Between June and August 2008, the band performed on the Warped Tour. In October and November, the band supported the Academy Is... on their headlining tour of the US. In October, a re-recorded version of "Check Yes Juliet" was posted online. The re-recording's lyrics were altered to include a reference to Tampa Bay Rays. On December 12, a music video was released for "Secret Valentine" through the band's Myspace profile. In February and March 2009, the group went on a headlining US tour, dubbed The Secret Valentine Tour, with support from the Maine, the Cab, There for Tomorrow and VersaEmerge. In April, the band performed on the Bamboozle Roadshow and appeared at The Bamboozle festival in early May. At the end of May, the band performed at the Slam Dunk Festival. In July, the band supported All Time Low on their US east coast tour.

==Reception==

The album peaked at No. 3 on Billboard's Top Heatseekers chart, and at No. 151 on the Billboard 200. We the Kings was certified platinum by the Australian Recording Industry Association (ARIA) for the shipment of 75,000 copies. Three singles were released from the album. The album's second single "Check Yes Juliet", gained commercial success. It was featured as "The iTunes Single of the Week" in early 2008, and it peaked at No. 84 on the Pop 100 and No. 70 on the Billboard Hot 100 in the US, and No. 26 in Australia where it was certified platinum by the ARIA. Cleveland.com ranked "Check Yes Juliet" at number 60 on their list of the top 100 pop-punk songs.

Professional ratings
Review scores
| Source | Rating |
| AllMusic | Star Half star |
| MusicOMH | Star |

==Track listing==
All songs by Travis Clark and Sam Hollander, except "Headlines Read Out..." by Clark.
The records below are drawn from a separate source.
# BlueFisher/Advanced-Soft-Actor-Critic

Measured on AMD Instinct MI355X. Metric: SAC train steps/sec (PER sample + grad step), batch 256, higher is better.
Workload: dtype f32; 1 GPU; cfg2: TEST vector obs(6) c_action(2) stock MLP, PER capacity 524288, n_step=4 V-trace; per_gpu_batch=256, global_batch=256, rows_resident=262144, replay_capacity=524288, n_step=4, burn_in_step=0, parallelism=single, ranks=1, hipgraph=True

## Files before the change

advanced-soft-actor-critic_amd/algorithm/fused.py:

```python
import numpy as np
import contextlib

import torch

from asac_amd import native

__all__ = ['FlatParamGroup', 'FlatAdam', 'squash_sample', 'squash_sample_ls', 'clipped_q_loss', 'DeviceNoise',
           'RecordedNoise']


class FlatParamGroup:

    def __init__(self, named_params: list[tuple[str, list[torch.nn.Parameter]]], device, with_grad=True):
        self.segments: dict[str, tuple[int, int]] = {}
        self.params: dict[str, list[torch.nn.Parameter]] = {}
        total = 0
        for name, ps in named_params:
            start = total
            for p in ps:
                total += p.numel()
            total = (total + 3) // 4 * 4
            self.segments[name] = (start, total)
            self.params[name] = list(ps)
        self.numel = total
# ... 305 lines not shown
        F.mse_loss = orig


def scaled_mse(pred: torch.Tensor, target: torch.Tensor, divisor: float) -> torch.Tensor:
    from asac_amd import native
    if (pred.is_cuda and pred.dim() == 3 and pred.dtype == torch.float32 and pred.is_contiguous() and target.shape == pred.shape
            and target.dtype == torch.float32 and target.stride(-1) == 1 and not target.requires_grad
            and 0 < pred.numel() <= native.MASKED_MSE_MAX):
        return _ScaledMseFn.apply(pred, target, divisor)
    return torch.nn.functional.mse_loss(pred, target) / divisor


class DeviceNoise:

    def __init__(self, seed: int | None = None):
        self.seed = torch.initial_seed() if seed is None else seed
        self._prefilled = []

    def _covered(self, buf: torch.Tensor) -> bool:
        return any(lo <= buf.data_ptr() < hi for lo, hi in self._prefilled)

    def begin_step(self, step_counter: torch.Tensor, u: torch.Tensor | None, flat: torch.Tensor | None,
                   subsets: torch.Tensor | None = None, ensemble: int = 0, polyak=None, zero=None) -> None:
        if subsets is not None and subsets.shape[1] == ensemble:
            subsets = None
        if polyak is not None or zero is not None:
            native.step_prologue(polyak, zero, self.seed, step_counter, u, flat, subsets, ensemble)
        else:
            native.noise_fill(self.seed, step_counter, u, flat, subsets, ensemble)
        self._prefilled = [(t.data_ptr(), t.data_ptr() + t.numel() * t.element_size())
                           for t in (u, flat, subsets) if t is not None]

    def begin_step_with_sample(self, step_counter, rb, flat, subsets=None, ensemble: int = 0, polyak=None,
                               zero=None, defer_weights: bool = False) -> int:
        if (rb.uniform_source is not self or rb.sharded is not None
                or rb.batch_size > native.PROLOGUE_SAMPLE_MAX_BATCH):
            return 0
        if subsets is not None and subsets.shape[1] == ensemble:
            subsets = None
        if defer_weights and rb.min_ratio_reducer is None and rb.batch_size > 256 and rb._gather_keys is not None:
            native.step_prologue_sample_partial(polyak, zero, self.seed, step_counter, rb._u, flat, subsets, ensemble, rb._tree,
                                                rb.capacity, rb.batch_size, rb._slot_ids, rb._leaf, rb._p, rb._ids, rb._min_p)
            self._prefilled = [(t.data_ptr(), t.data_ptr() + t.numel() * t.element_size())
                               for t in (rb._u, flat, subsets) if t is not None]
            return 3
        native.step_prologue_sample(polyak, zero, self.seed, step_counter, rb._u, flat, subsets, ensemble, rb._tree,
                                    rb.capacity, rb.batch_size, rb._slot_ids, rb._beta, rb.beta_increment_per_sampling,
                                    rb._leaf, rb._p, rb._ids, rb._w if rb.min_ratio_reducer is None else None,
                                    rb._min_p)
        self._prefilled = [(t.data_ptr(), t.data_ptr() + t.numel() * t.element_size())
                           for t in (rb._u, flat, subsets) if t is not None]
        return 1

    def uniform_(self, buf: torch.Tensor) -> None:
        if not self._covered(buf):
            buf.uniform_()

    def prefill(self, flat: torch.Tensor) -> None:
        if not self._covered(flat):
            flat.normal_()
            self._prefilled.append((flat.data_ptr(), flat.data_ptr() + flat.numel() * flat.element_size()))

    def normal_(self, buf: torch.Tensor) -> None:
        if not self._covered(buf):
            buf.normal_()

    def subset_(self, buf: torch.Tensor, ensemble: int) -> None:
        k = buf.numel()
        if k == ensemble or self._covered(buf):
            return
        keys = torch.rand(ensemble, device=buf.device)
        buf.copy_(torch.topk(keys, k).indices.to(torch.int32))
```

1. "Secret Valentine" – 3:28
2. "Skyway Avenue" – 3:26
3. "Check Yes Juliet" – 3:40
4. "Stay Young" – 2:49
5. "Whoa" – 2:37
6. "August Is Over" – 3:16
7. "The Quiet" – 3:12
8. "Don't Speak Liar" – 3:01
9. "Headlines Read Out..." – 3:14
10. "All Again for You" – 3:06
11. "This Is Our Town" – 2:29

- Deluxe edition bonus tracks
12. - "Check Yes Juliet (acoustic)" – 3:56
13. "Skyway Avenue (acoustic)" – 3:50

==Personnel==
Personnel per booklet.

We the Kings
- Travis Clark – lead vocals, guitar
- Hunter Thomsen – guitar, backing vocals
- Drew Thomsen – bass
- Danny Duncan – drums

Design
- Zach Nicodemo – graphic design, layout
- Mike Ski – art direction
- Shane McCauley – photography

Production
- S*A*M and Sluggo – producer
- Sean Gould – engineer
- Scott Riebling – engineer
- Lou Giordano – mixing (all except tracks 1, 3 and 4)
- Tom Lord-Alge – mixing
- Femio Hernandez – assistant
- Chris Gehringer – mastering

== Charts ==

- Album

| Chart (2007) | Peak position |
|---|---|
| U.S. Billboard 200 | 151 |
| U.S. Billboard Heatseekers Albums | 3 |

Singles

Year: Single; Chart; Position
2008: "Check Yes Juliet"; U.S. Billboard Hot 100; 70
U.S. Billboard Pop 100: 26
Australian Single Charts: 26
"Secret Valentine": Mainstream Top 40 (Pop Songs); 40

==Certifications==

| Region | Certification | Certified units/sales |
| Australia (ARIA) | Platinum | 70,000^{^} |
| United States (RIAA) | Gold | 500,000^{‡} |
^{^} Shipments figures based on certification alone. ^{‡} Sales+streaming figures based on certification alone.